## What to produce
Scan the records below for the line with "const int cb = cy * CX + cx;" and the line with "unsigned dup = __shfl((unsigned)(base". Repeat those two lines and every line between them exactly, and nothing else.

[Exercise material Boundary: Start]

template <int K, int DEG, bool RAW, int CM>
__global__ void __launch_bounds__(PRE_BLOCK)
preprocess_kernel(KFrame kf, int N, const float* __restrict__ means3D, const float* __restrict__ scales,
                  const float* __restrict__ rots, const void* __restrict__ opac_, const void* __restrict__ filt,
                  int raw_mask,
                  const float* __restrict__ colors, const float* __restrict__ shs, const float* __restrict__ shs_rest,
                  const float* __restrict__ sh_dirs, int dirs_are_centers, int* __restrict__ radii,
                  float4* __restrict__ rec_out, uint2* __restrict__ dup_out, uint32_t* __restrict__ coarse_count,
                  uint4* __restrict__ slabs, unsigned coarse_capacity, unsigned long long dup_capacity,
                  uint32_t* __restrict__ block_nvis, unsigned long long* __restrict__ block_dref,
                  uint4* __restrict__ big_list, unsigned long long* __restrict__ hdr,
                  unsigned long long* __restrict__ dup_pool, uint4* __restrict__ pairs,
                  uint32_t* __restrict__ block_items) {
  __shared__ unsigned s_red[PRE_BLOCK / 64 + 1];
  __shared__ unsigned long long s_base;
  const FrameParams f = load_frame(kf);
  const float bound = __uint_as_float((unsigned)hdr[HDR_SUBPIX_BOUND]);
  const int g = blockIdx.x * PRE_BLOCK + threadIdx.x;
  const int CX = (((f.W + TILE_BIN - 1) / TILE_BIN) + COARSE - 1) / COARSE;
  unsigned n_dup = 0, vis = 0, dref = 0, depth_bits = 0;
  unsigned long long mask_lo = 0ull, mask_hi = 0ull;
  unsigned walk_tiles = 0;
  bool big = false;
  bool huge = false;
  const int lane = threadIdx.x & 63;
  SplatRec r;
  BinRange br;
  float thr = 0.f;
  int cx0 = 0, cx1 = 0, cy0 = 0, cy1 = 0;
  br.x0 = br.x1 = br.y0 = br.y1 = 0;
  if (g < N) {
    float p[3], s[3];
    load3(means3D + 3 * (size_t)g, p);
    load3(scales + 3 * (size_t)g, s);
    float4 qv = *reinterpret_cast<const float4*>(rots + 4 * (size_t)g);
    float opacity_in = 0.f;
    if constexpr (!RAW) opacity_in = static_cast<const float*>(opac_)[g];
    float rgb_in[3] = {0.f, 0.f, 0.f};
    if constexpr (K == 0) load3(colors + 3 * (size_t)g, rgb_in);
    unsigned long long o_bits = 0ull, f_bits = 0ull;
    if constexpr (RAW) {
#define SFGS_ACT_LOAD(FT, OT) do { o_bits = raw_bits<OT>(opac_, g); f_bits = raw_bits<FT>(filt, g); } while (0)
      SFGS_ACT_DISPATCH(raw_mask, SFGS_ACT_LOAD);
#undef SFGS_ACT_LOAD
    }
    asm volatile("" :: "v"(p[2]), "v"(s[0]), "v"(qv.x), "v"(opacity_in), "v"(rgb_in[0]), "v"((unsigned)o_bits),
                 "v"((unsigned)f_bits));
    if constexpr (RAW) {
// ... 111 lines not shown
      __builtin_amdgcn_wave_barrier();
    }
  }
  const unsigned long long big_lanes = __ballot(big);
  for (unsigned long long bl = big_lanes; bl; bl &= bl - 1) {
    const int L = __builtin_ctzll(bl);
    const WalkArgs a = broadcast_walk(r, br, thr, cx0, cx1, cy0, cy1, L);
    const int ncb = (a.cx1 - a.cx0) * (a.cy1 - a.cy0);
    unsigned total = 0;
    for (int it = 0; it * 4 < ncb; ++it) {
      int cb;
      total += (unsigned)__popcll(walk_ballot4(a, it, lane, f.W, f.H, bound, &cb, CX));
    }
    if (lane == L) n_dup = total;
  }
  const unsigned long long huge_lanes = __ballot(huge);
  if (huge_lanes) {
    unsigned long long slot0 = 0ull;
    if (lane == 0) slot0 = atomicAdd(&hdr[HDR_BIG_COUNT], (unsigned long long)__popcll(huge_lanes));
    const unsigned s_lo = (unsigned)__builtin_amdgcn_readfirstlane((int)(unsigned)slot0);
    if (huge) {
      const unsigned rk = __builtin_amdgcn_mbcnt_hi((unsigned)(huge_lanes >> 32), __builtin_amdgcn_mbcnt_lo((unsigned)huge_lanes, 0u));
      big_list[s_lo + rk] = make_uint4((unsigned)g, (unsigned)br.x0 | ((unsigned)br.x1 << 16),
                                       (unsigned)br.y0 | ((unsigned)br.y1 << 16), 0u);
    }
  }
  unsigned n_items = 0;
  if (pairs && n_dup && !big && !huge) {
#pragma unroll
    for (int k = 0; k < BIG_WALK; ++k)
      n_items += ((k < 4 ? mask_lo >> (16 * k) : mask_hi >> (16 * (k - 4))) & 0xffffull) != 0ull;
  }
  static_assert(PAIRS_PER_BLOCK == PRE_BLOCK * BIG_WALK, "a thread emits at most BIG_WALK items itself");
  unsigned total;
  const unsigned ex_packed = block_excl_scan_u32<PRE_BLOCK>(n_dup | (n_items << 20), &total, s_red);
  const unsigned ex = ex_packed & 0xfffffu, ex_items = ex_packed >> 20, total_items = total >> 20;
  total &= 0xfffffu;
  __shared__ int s_fits;
  if (threadIdx.x == 0) {
    bool ok = true;
    s_base = total ? dup_alloc(dup_pool, dup_pools_used(gridDim.x), blockIdx.x, total, dup_capacity, &ok) : 0ull;
    s_fits = ok;
  }
  __syncthreads();
  const unsigned long long base = s_base;
  const bool fits = s_fits != 0;
  if (!fits && threadIdx.x == 0) hdr[HDR_OVERFLOW] = 1ull;
  if (g < N && !huge) dup_out[g] = make_uint2((unsigned)(base + ex), n_dup);
  {
    const bool emit = fits && n_dup && !big;
    const int nb = emit ? (cx1 - cx0) * (cy1 - cy0) : 0;
    unsigned dup = (unsigned)(base + ex);
    int cx = cx0, cy = cy0;
    if (pairs) {
      unsigned pos = blockIdx.x * (unsigned)PAIRS_PER_BLOCK + ex_items;
#pragma unroll
      for (int k = 0; k < BIG_WALK; ++k) {
        if (k < nb) {
          const unsigned m = (unsigned)((k < 4 ? mask_lo >> (16 * k) : mask_hi >> (16 * (k - 4))) & 0xffffull);
          if (m) {
            pairs[pos++] = make_uint4((unsigned)g, depth_bits, dup, m | ((unsigned)(cy * CX + cx) << 16));
            dup += (unsigned)__popc(m);
          }
          if (++cx == cx1) { cx = cx0; ++cy; }
        }
      }
      if (threadIdx.x == 0) block_items[blockIdx.x] = fits ? total_items : 0u;
    } else {
    const unsigned long long le = (2ull << lane) - 1ull;
    for (int k = 0; __ballot(k < nb) != 0ull; ++k) {
      unsigned m = 0;
      if (k < nb) m = (unsigned)((k < 4 ? mask_lo >> (16 * k) : mask_hi >> (16 * (k - 4))) & 0xffffull);
      const int cb = cy * CX + cx;
      const unsigned key = m ? (unsigned)cb : 0x80000000u | (unsigned)lane;
      const unsigned prev = (unsigned)__shfl_up((int)key, 1);
      const unsigned long long heads = __ballot(lane == 0 || key != prev);
      const int h = 63 - __clzll(heads & le);
      const unsigned long long above = heads & ~le;
      const int next = above ? __ffsll((long long)above) - 1 : 64;
      const unsigned pc = m ? (unsigned)__popc(m) : 0u;
// ... 14 lines not shown
        dup += (unsigned)__popc(m);
      }
      if (k < nb && ++cx == cx1) { cx = cx0; ++cy; }
    }
    }
  }
  for (unsigned long long bl = fits ? big_lanes : 0ull; bl; bl &= bl - 1) {
    const int L = __builtin_ctzll(bl);
    const WalkArgs a = broadcast_walk(r, br, thr, cx0, cx1, cy0, cy1, L);
    const unsigned g_L = (unsigned)__shfl((int)g, L), depth_L = __shfl(depth_bits, L);
    unsigned dup = __shfl((unsigned)(base + ex), L);
    const int ncb = (a.cx1 - a.cx0) * (a.cy1 - a.cy0);
    const int q = lane >> 4, turn = lane & 15;
    const unsigned long long below_q = (1ull << (16 * q)) - 1ull;
    unsigned m_mine = 0u, dp_mine = 0u;
    int cb_mine = 0;
    for (int it = 0; it * 4 < ncb; ++it) {
      int cb;
      const unsigned long long bal = walk_ballot4(a, it, lane, f.W, f.H, bound, &cb, CX);
      if (turn == it) {
        m_mine = (unsigned)(bal >> (16 * q)) & 0xffffu;
        cb_mine = cb;
        dp_mine = dup + (unsigned)__popcll(bal & below_q);
      }
      dup += (unsigned)__popcll(bal);
    }
    if (m_mine) {
      const unsigned rank = (unsigned)atomicAdd(reinterpret_cast<unsigned long long*>(&coarse_count[(size_t)cb_mine * CC_STRIDE]),
                                                1ull | ((unsigned long long)(unsigned)__popc(m_mine) << 32));
      if (rank < coarse_capacity) slabs[(size_t)cb_mine * coarse_capacity + rank] = make_uint4(g_L, depth_L, dp_mine, m_mine);
      else hdr[HDR_OVERFLOW] = 1ull;
    }
  }
  block_excl_scan_u32<PRE_BLOCK>(vis, &total, s_red);
  if (threadIdx.x == 0) block_nvis[blockIdx.x] = total;
  block_excl_scan_u32<PRE_BLOCK>(dref, &total, s_red);
  if (threadIdx.x == 0) block_dref[blockIdx.x] = total;
}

[Exercise material Boundary: End]

## Task result
      const int cb = cy * CX + cx;
      const unsigned key = m ? (unsigned)cb : 0x80000000u | (unsigned)lane;
      const unsigned prev = (unsigned)__shfl_up((int)key, 1);
      const unsigned long long heads = __ballot(lane == 0 || key != prev);
      const int h = 63 - __clzll(heads & le);
      const unsigned long long above = heads & ~le;
      const int next = above ? __ffsll((long long)above) - 1 : 64;
      const unsigned pc = m ? (unsigned)__popc(m) : 0u;
// ... 14 lines not shown
        dup += (unsigned)__popc(m);
      }
      if (k < nb && ++cx == cx1) { cx = cx0; ++cy; }
    }
    }
  }
  for (unsigned long long bl = fits ? big_lanes : 0ull; bl; bl &= bl - 1) {
    const int L = __builtin_ctzll(bl);
    const WalkArgs a = broadcast_walk(r, br, thr, cx0, cx1, cy0, cy1, L);
    const unsigned g_L = (unsigned)__shfl((int)g, L), depth_L = __shfl(depth_bits, L);
    unsigned dup = __shfl((unsigned)(base + ex), L);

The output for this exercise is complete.